9. The deep learning-based early fire risk assessment method according to claim 1, characterized in that, The generation of tiered early warning information includes: S61. Read the current fire development status and future fire status sequence, and count the number of abnormal monitoring values and the number of consecutive abnormal time windows. S62. Compare the fire risk probability with the risk threshold, and determine the fire risk level by combining the current fire development status, the number of abnormal monitoring indicators and the number of consecutive abnormal time windows. S63. Match early warning signs, early warning locations, abnormal monitoring indicators, and response time limits according to the fire risk level to generate graded early warning information.
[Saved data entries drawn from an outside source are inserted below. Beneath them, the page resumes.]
# lucidrains/imagen-pytorch

Hardware: AMD Instinct MI355X
Metric: images/sec (64->256 cascade, 1000 steps, bs=8) (higher is better)
Workload: dtype f16; 1 GPU; C3: README unet1 (dim 32, 64^2) + unet2 (dim 32, 256^2, lowres_cond) cascade, 1000 DDPM steps/stage, CFG 3.0, dynamic thresholding, batch 8 per GPU; global_batch=8, parallelism=batch-sharded x1, one RCCL all-gather of final images, batch_schedule=5 whole cascades side by side (one stream each), images_in_flight=40, denoiser_evals_per_image=4000

## Files before the change

imagen-pytorch_amd/_abi.py:

```python
from __future__ import annotations

import ctypes
import os
import re
from typing import Dict

HERE = os.path.dirname(os.path.abspath(__file__))
ROOT = os.path.dirname(HERE)
HEADER = os.path.join(ROOT, "include", "imagen_hip.h")
LIB_PATH = os.environ.get("IMAGEN_LIB_PATH") or os.path.join(HERE, "libimagen_hip.so")

KNOWN_ENV = {"IMAGEN_LIB_PATH", "IMAGEN_TIMING", "IMAGEN_TIME_TABLE", "IMAGEN_TIME_TABLE_MAX_GB", "IMAGEN_CONV_PRO", "IMAGEN_CONV_GEMM",
             "IMAGEN_CONV_SMALL", "IMAGEN_ROWCHAIN", "IMAGEN_EMUL_TESTS", "IMAGEN_BENCH_LANES", "IMAGEN_BENCH_MODE", "IMAGEN_VIDEO_GPU_TESTS"}
_stale = sorted(k for k in os.environ if k.startswith("IMAGEN_") and k not in KNOWN_ENV)
if _stale:
    raise RuntimeError(f"{', '.join(_stale)}: not read by this version (switches of earlier rounds are module constants of imagen_pytorch_amd.ops / "
                       f".engine now: monkeypatch them); known variables: {', '.join(sorted(KNOWN_ENV))}")

_CTYPE = {
    "int32_t": ctypes.c_int32,
    "uint32_t": ctypes.c_uint32,
    "uint8_t": ctypes.c_uint8,
    "float": ctypes.c_float,
}


def _parse_header(path: str):
    text = open(path).read()
    text = re.sub(r"/\*.*?\*/", "", text, flags=re.S)
    text = re.sub(r"//[^\n]*", "", text)
    enums: Dict[str, int] = {}
    for m in re.finditer(r"enum\s*\w*\s*\{(.*?)\}", text, flags=re.S):
        nxt = 0
        for item in m.group(1).split(","):
            item = item.strip()
            if not item:
                continue
            if "=" in item:
                name, val = [s.strip() for s in item.split("=")]
                nxt = int(val, 0)
            else:
                name = item
            enums[name] = nxt
            nxt += 1
    for m in re.finditer(r"#define\s+(IMAGEN_\w+)\s+\(?([0-9x*+ ]+)\)?\s*$", text, flags=re.M):
        try:
            enums[m.group(1)] = int(eval(m.group(2), {}, {}))
        except Exception:
            pass
    structs = {}
    for m in re.finditer(r"typedef\s+struct\s+(\w+)\s*\{(.*?)\}\s*(\w+)\s*;", text, flags=re.S):
        name, body = m.group(3), m.group(2)
        fields = []
        for decl in body.split(";"):
            decl = " ".join(decl.split())
            if not decl:
                continue
            if "*" in decl:
                fname = decl.split("*")[-1].strip()
                fields.append((fname, ctypes.c_void_p))
            else:
                parts = decl.split(" ", 1)
                ctype = _CTYPE[parts[0]]
                for fname in parts[1].split(","):
                    fields.append((fname.strip(), ctype))
        structs[name] = fields
    return enums, structs


ENUMS, _STRUCT_FIELDS = _parse_header(HEADER)


def _make_struct(name, fields):
    return type(name, (ctypes.Structure,), {"_fields_": fields})


STRUCTS = {name: _make_struct(name, fields) for name, fields in _STRUCT_FIELDS.items()}
globals().update(STRUCTS)

OP_STRUCT = {
    ENUMS["IMAGEN_OP_IGEMM"]: STRUCTS["ImagenIgemmParams"],
    ENUMS["IMAGEN_OP_ROWSTAT"]: STRUCTS["ImagenRowstatParams"],
    ENUMS["IMAGEN_OP_ATTENTION"]: STRUCTS["ImagenAttentionParams"],
    ENUMS["IMAGEN_OP_KV_PREP"]: STRUCTS["ImagenKvPrepParams"],
    ENUMS["IMAGEN_OP_QNORM"]: STRUCTS["ImagenQnormParams"],
    ENUMS["IMAGEN_OP_GCA_PARTIAL"]: STRUCTS["ImagenGcaPartialParams"],
    ENUMS["IMAGEN_OP_GCA_FINAL"]: STRUCTS["ImagenGcaFinalParams"],
    ENUMS["IMAGEN_OP_GATE_RESIDUAL"]: STRUCTS["ImagenGateResidualParams"],
    ENUMS["IMAGEN_OP_LN_RESIDUAL"]: STRUCTS["ImagenLnResidualParams"],
    ENUMS["IMAGEN_OP_TIME_EMBED"]: STRUCTS["ImagenTimeEmbedParams"],
    ENUMS["IMAGEN_OP_SCALE_SHIFT"]: STRUCTS["ImagenScaleShiftParams"],
    ENUMS["IMAGEN_OP_PACK_IMAGE"]: STRUCTS["ImagenPackImageParams"],
    ENUMS["IMAGEN_OP_CFG_X0"]: STRUCTS["ImagenCfgX0Params"],
    ENUMS["IMAGEN_OP_QUANTILE"]: STRUCTS["ImagenQuantileParams"],
    ENUMS["IMAGEN_OP_DDPM_UPDATE"]: STRUCTS["ImagenDdpmUpdateParams"],
    ENUMS["IMAGEN_OP_ROWS_COPY"]: STRUCTS["ImagenRowsCopyParams"],
    ENUMS["IMAGEN_OP_MEMSET32"]: STRUCTS["ImagenMemset32Params"],
    ENUMS["IMAGEN_OP_SELECT_ROWS"]: STRUCTS["ImagenSelectRowsParams"],
    ENUMS["IMAGEN_OP_MEAN_ROWS"]: STRUCTS["ImagenMeanRowsParams"],
    ENUMS["IMAGEN_OP_RANDN"]: STRUCTS["ImagenRandnParams"],
    ENUMS["IMAGEN_OP_LOWRES_PREP"]: STRUCTS["ImagenLowresPrepParams"],
    ENUMS["IMAGEN_OP_LINCOMB"]: STRUCTS["ImagenLincombParams"],
    ENUMS["IMAGEN_OP_KV_PREP_MULTI"]: STRUCTS["ImagenKvPrepMultiParams"],
    ENUMS["IMAGEN_OP_TEMPORAL_PEG"]: STRUCTS["ImagenTemporalPegParams"],
    ENUMS["IMAGEN_OP_TEMPORAL_ATTENTION"]: STRUCTS["ImagenTemporalAttentionParams"],
    ENUMS["IMAGEN_OP_ACT_PREP"]: STRUCTS["ImagenActPrepParams"],
    ENUMS["IMAGEN_OP_GCA_TAIL"]: STRUCTS["ImagenGcaTailParams"],
    ENUMS["IMAGEN_OP_STEP_SLICE"]: STRUCTS["ImagenStepSliceParams"],
    ENUMS["IMAGEN_OP_ROWCHAIN"]: STRUCTS["ImagenRowchainParams"],
    ENUMS["IMAGEN_OP_LINEAR_F32"]: STRUCTS["ImagenLinearF32Params"],
    ENUMS["IMAGEN_OP_LINCTX"]: STRUCTS["ImagenLinCtxParams"],
    ENUMS["IMAGEN_OP_LINEAR_XATTN"]: STRUCTS["ImagenLinearXattnParams"],
}
STRUCT_KIND = {v: k for k, v in OP_STRUCT.items()}

EXPORTED_SYMBOLS = [
    "imagen_abi_version", "imagen_last_error", "imagen_sizeof", "imagen_launch", "imagen_plan_run",
    "imagen_igemm_num_configs", "imagen_igemm_config_info", "imagen_igemm_stage_slots", "imagen_igemm_config_family", "imagen_igemm_config_ring", "imagen_igemm_lds_bytes", "imagen_igemm_packed_elems", "imagen_pack_igemm_weights",
    "imagen_graph_begin", "imagen_graph_end", "imagen_graph_launch", "imagen_graph_destroy",
    "imagen_event_create", "imagen_event_record", "imagen_event_elapsed_ms", "imagen_event_destroy",
    "imagen_probe_copy", "imagen_probe_mfma", "imagen_probe_latency", "imagen_probe_launch_chain",
]


class ImagenHipError(RuntimeError):
    pass


_lib = None


def load_library(path: str = LIB_PATH) -> ctypes.CDLL:
    global _lib
    if _lib is not None:
        return _lib
    if not os.path.exists(path):
        raise ImagenHipError(
            f"{path} not found: the HIP extension is the product path and has no fallback. "
            "Build it with `python -c 'import __graft_entry__ as g; g.build()'` (needs hipcc)."
        )
    import torch

    lib = ctypes.CDLL(path)
    for sym in EXPORTED_SYMBOLS:
        if not hasattr(lib, sym):
            raise ImagenHipError(f"{path} does not export {sym}")
    lib.imagen_last_error.restype = ctypes.c_char_p
    lib.imagen_sizeof.restype = ctypes.c_size_t
    lib.imagen_sizeof.argtypes = [ctypes.c_int]
    lib.imagen_launch.argtypes = [ctypes.c_int, ctypes.c_void_p, ctypes.c_size_t, ctypes.c_void_p]
    lib.imagen_plan_run.argtypes = [ctypes.c_void_p, ctypes.c_int, ctypes.c_void_p]
    lib.imagen_igemm_config_info.argtypes = [ctypes.c_int] + [ctypes.POINTER(ctypes.c_int)] * 3
    lib.imagen_igemm_stage_slots.argtypes = [ctypes.c_int] * 3
    lib.imagen_igemm_config_family.argtypes = [ctypes.c_int]
    lib.imagen_igemm_config_ring.argtypes = [ctypes.c_int]
    lib.imagen_igemm_lds_bytes.restype = ctypes.c_long
    lib.imagen_igemm_lds_bytes.argtypes = [ctypes.c_int] * 6
    lib.imagen_igemm_packed_elems.restype = ctypes.c_size_t
    lib.imagen_igemm_packed_elems.argtypes = [ctypes.c_int] * 5
    lib.imagen_pack_igemm_weights.argtypes = [ctypes.c_int, ctypes.c_void_p, ctypes.c_void_p] + [ctypes.c_int] * 5 + [ctypes.c_void_p]
    lib.imagen_graph_begin.argtypes = [ctypes.c_void_p]
    lib.imagen_graph_end.argtypes = [ctypes.c_void_p, ctypes.POINTER(ctypes.c_void_p)]
    lib.imagen_graph_launch.argtypes = [ctypes.c_void_p, ctypes.c_void_p]
    lib.imagen_graph_destroy.argtypes = [ctypes.c_void_p]
    lib.imagen_event_create.argtypes = [ctypes.POINTER(ctypes.c_void_p)]
    lib.imagen_event_record.argtypes = [ctypes.c_void_p, ctypes.c_void_p]
    lib.imagen_event_elapsed_ms.argtypes = [ctypes.c_void_p, ctypes.c_void_p, ctypes.POINTER(ctypes.c_float)]
    lib.imagen_event_destroy.argtypes = [ctypes.c_void_p]
    lib.imagen_probe_copy.argtypes = [ctypes.c_void_p, ctypes.c_void_p, ctypes.c_size_t, ctypes.c_int, ctypes.c_void_p, ctypes.POINTER(ctypes.c_float)]
    lib.imagen_probe_mfma.argtypes = [ctypes.c_int, ctypes.c_int, ctypes.c_void_p, ctypes.c_void_p, ctypes.POINTER(ctypes.c_float)]
    lib.imagen_probe_latency.argtypes = [ctypes.c_void_p, ctypes.c_int, ctypes.c_void_p, ctypes.c_void_p, ctypes.POINTER(ctypes.c_float)]
    lib.imagen_probe_launch_chain.argtypes = [ctypes.c_int, ctypes.c_int, ctypes.c_void_p, ctypes.c_void_p, ctypes.POINTER(ctypes.c_float)]
    if lib.imagen_abi_version() != ENUMS["IMAGEN_ABI_VERSION"]:
        raise ImagenHipError("libimagen_hip.so ABI version does not match include/imagen_hip.h")
    for kind, st in OP_STRUCT.items():
        if lib.imagen_sizeof(kind) != ctypes.sizeof(st):
            raise ImagenHipError(f"struct size mismatch for op kind {kind}: C {lib.imagen_sizeof(kind)} vs ctypes {ctypes.sizeof(st)}")
    _lib = lib
    return lib


def hip_runtime_copies() -> list:
    seen = []
    try:
        with open("/proc/self/maps") as f:
            for line in f:
                if "libamdhip64" in line:
                    path = line.split()[-1]
                    if path not in seen:
                        seen.append(path)
    except OSError:
        pass
    return seen


def check(rc: int, what: str = "") -> None:
    if rc != 0:
        msg = load_library().imagen_last_error().decode(errors="replace")
        raise ImagenHipError(f"{what or 'libimagen_hip'} failed (rc={rc}): {msg}")


class OpRef(ctypes.Structure):
    _fields_ = [("kind", ctypes.c_int32), ("params_bytes", ctypes.c_int32), ("params", ctypes.c_void_p)]
```

imagen-pytorch_amd/build_ext.py:

```python
from __future__ import annotations

import hashlib
import os
import shutil
import subprocess
import sys

HERE = os.path.dirname(os.path.abspath(__file__))
ROOT = os.path.dirname(HERE)
CSRC = os.path.join(HERE, "csrc")
SOURCES = ["igemm.hip", "conv_dma.hip", "conv_stream.hip", "conv_pw.hip", "conv_big.hip", "conv_pro.hip", "conv_gemm.hip", "conv_small.hip", "rowchain.hip", "elementwise.hip", "attention.hip", "sampler.hip", "temporal.hip", "linear_xattn.hip", "codesize.hip", "probe.hip", "capi.hip"]
LIB = os.path.join(HERE, "libimagen_hip.so")
STAMP = os.path.join(HERE, ".libimagen_hip.stamp")


def _torch_lib_dir():
    try:
        import torch
        return os.path.join(os.path.dirname(torch.__file__), "lib")
    except Exception:
        return None


def _digest() -> str:
    h = hashlib.sha256()
    for name in sorted(os.listdir(CSRC)):
        with open(os.path.join(CSRC, name), "rb") as f:
            h.update(name.encode())
            h.update(f.read())
    with open(os.path.join(ROOT, "include", "imagen_hip.h"), "rb") as f:
        h.update(f.read())
    return h.hexdigest()


def build(force: bool = False, verbose: bool = True) -> str:
    digest = _digest()
    if not force and os.path.exists(LIB) and os.path.exists(STAMP) and open(STAMP).read().strip() == digest:
        return LIB
    hipcc = shutil.which("hipcc") or "/opt/rocm/bin/hipcc"
    if not os.path.exists(hipcc):
        raise RuntimeError("hipcc not found: cannot build libimagen_hip.so")
    objs = []
    build_dir = os.path.join(HERE, "build")
    os.makedirs(build_dir, exist_ok=True)
    common = [hipcc, "--offload-arch=gfx950", "-O3", "-std=c++17", "-fPIC", "-I" + os.path.join(ROOT, "include"), "-I" + CSRC]
    procs = []
    for src in SOURCES:
        obj = os.path.join(build_dir, src.replace(".hip", ".o"))
        objs.append(obj)
        procs.append((src, subprocess.Popen(common + ["-c", os.path.join(CSRC, src), "-o", obj],
                                            stdout=subprocess.PIPE, stderr=subprocess.STDOUT)))
    for src, pr in procs:
        out, _ = pr.communicate()
        if pr.returncode != 0:
            raise RuntimeError(f"hipcc failed on {src}:\n{out.decode()}")
        if verbose and out.strip():
            print(out.decode())
    link = [hipcc, "--offload-arch=gfx950", "-shared", "-fPIC", "-o", LIB] + objs
    tl = _torch_lib_dir()
    if tl and os.path.exists(os.path.join(tl, "libamdhip64.so")):
        link += ["-L" + tl, "-Wl,-rpath," + tl]
    link += ["-Wl,-rpath,/opt/rocm/lib"]
    res = subprocess.run(link, stdout=subprocess.PIPE, stderr=subprocess.STDOUT)
    if res.returncode != 0:
        raise RuntimeError("link failed:\n" + res.stdout.decode())
    with open(STAMP, "w") as f:
        f.write(digest)
    if verbose:
        print(f"built {LIB}")
    return LIB


def build_variant(tag: str, defs, sources=None) -> str:
    hipcc = shutil.which("hipcc") or "/opt/rocm/bin/hipcc"
    build_dir = os.path.join(HERE, "build", tag)
    os.makedirs(build_dir, exist_ok=True)
    common = [hipcc, "--offload-arch=gfx950", "-O3", "-std=c++17", "-fPIC", "-I" + os.path.join(ROOT, "include"), "-I" + CSRC] + list(defs)
    procs, objs = [], []
    for src in SOURCES:
        obj = os.path.join(build_dir, src.replace(".hip", ".o"))
        objs.append(obj)
        procs.append((src, subprocess.Popen(common + ["-c", os.path.join(CSRC, src), "-o", obj], stdout=subprocess.PIPE, stderr=subprocess.STDOUT)))
    for src, pr in procs:
        out, _ = pr.communicate()
        if pr.returncode != 0:
            raise RuntimeError(f"hipcc failed on {src}:\n{out.decode()}")
    lib = os.path.join(HERE, f"libimagen_hip_{tag}.so")
    link = [hipcc, "--offload-arch=gfx950", "-shared", "-fPIC", "-o", lib] + objs
    tl = _torch_lib_dir()
    if tl and os.path.exists(os.path.join(tl, "libamdhip64.so")):
        link += ["-L" + tl, "-Wl,-rpath," + tl]
    link += ["-Wl,-rpath,/opt/rocm/lib"]
    res = subprocess.run(link, stdout=subprocess.PIPE, stderr=subprocess.STDOUT)
    if res.returncode != 0:
        raise RuntimeError("link failed:\n" + res.stdout.decode())
    return lib


if __name__ == "__main__":
    build(force="--force" in sys.argv)
```

imagen-pytorch_amd/csrc/conv_families.h:

```cpp
#pragma once
#include "common.h"

int imagen_conv_dma_num_configs();
int imagen_conv_dma_config_info(int idx, int* tile_pixels, int* tile_cout, int* kgroups);
long imagen_conv_dma_lds_bytes(int idx, int KH, int KW, int TH, int TW);
int launch_conv_dma(const ImagenIgemmParams* p, int idx, hipStream_t s);
int imagen_conv_dma_ring(int idx);
int imagen_conv_stream_num_configs();
int imagen_conv_stream_config_info(int idx, int* tile_pixels, int* tile_cout, int* kgroups);
long imagen_conv_stream_lds_bytes(int idx, int KH, int KW, int TH, int TW);
int launch_conv_stream(const ImagenIgemmParams* p, int idx, hipStream_t s);
int imagen_conv_pw_num_configs();
int imagen_conv_pw_config_info(int idx, int* tile_pixels, int* tile_cout, int* kgroups);
long imagen_conv_pw_lds_bytes(int idx, int KH, int KW, int TH, int TW);
int launch_conv_pw(const ImagenIgemmParams* p, int idx, hipStream_t s);
int imagen_conv_big_num_configs();
int imagen_conv_big_config_info(int idx, int* tile_pixels, int* tile_cout, int* kgroups);
long imagen_conv_big_lds_bytes(int idx, int KH, int KW, int TH, int TW);
int launch_conv_big(const ImagenIgemmParams* p, int idx, hipStream_t s);
int imagen_conv_pro_num_configs();
int imagen_conv_pro_config_info(int idx, int* tile_pixels, int* tile_cout, int* kgroups);
long imagen_conv_pro_lds_bytes(int idx, int KH, int KW, int TH, int TW);
int launch_conv_pro(const ImagenIgemmParams* p, int idx, hipStream_t s);
int imagen_conv_gemm_num_configs();
int imagen_conv_gemm_config_info(int idx, int* tile_pixels, int* tile_cout, int* kgroups);
long imagen_conv_gemm_lds_bytes(int idx, int KH, int KW, int TH, int TW);
int launch_conv_gemm(const ImagenIgemmParams* p, int idx, hipStream_t s);
int imagen_conv_small_num_configs();
int imagen_conv_small_config_info(int idx, int* tile_pixels, int* tile_cout, int* kgroups);
long imagen_conv_small_lds_bytes(int idx, int KH, int KW, int TH, int TW);
int launch_conv_small(const ImagenIgemmParams* p, int idx, hipStream_t s);

struct ConvFamily {
  int id;
  int (*num)();
  int (*info)(int idx, int* tile_pixels, int* tile_cout, int* kgroups);
  long (*lds)(int idx, int KH, int KW, int TH, int TW);
  int (*launch)(const ImagenIgemmParams* p, int idx, hipStream_t s);
  int kh, kw;
  int (*ring)(int idx);
};
```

10. A deep learning-based early fire risk assessment system, executing the deep learning-based early fire risk assessment method according to any one of claims 1 to 9, characterized in that, Includes the following modules: The data preprocessing module is used to collect multi-source fire monitoring data and complete preprocessing to generate standard fire monitoring data. The evolution chain construction module is used to analyze the continuity of changes and the transmission of anomalies in monitoring data, construct fire evolution chains, and generate fire monitoring status samples. The state feature extraction module is used to process fire monitoring state samples by improving the TSMixer model and generate stable fire state features. The fire status prediction module is used to predict the monitoring status within a future time window based on the characteristics of stable fire status, and generate a future fire status sequence. The risk assessment module is used to calculate the probability of fire risk by combining the sequence of future fire states with the characteristics of stable fire states, and to determine the current fire development status. The graded early warning module is used to determine the risk level based on the fire risk probability, the current fire development status, and the future fire status sequence, and generate graded early warning information. The coordinated response module is used to replace and recalculate abnormal monitoring indicators, determine the leading indicators for early warning and the stability of the results, and generate coordinated response instructions.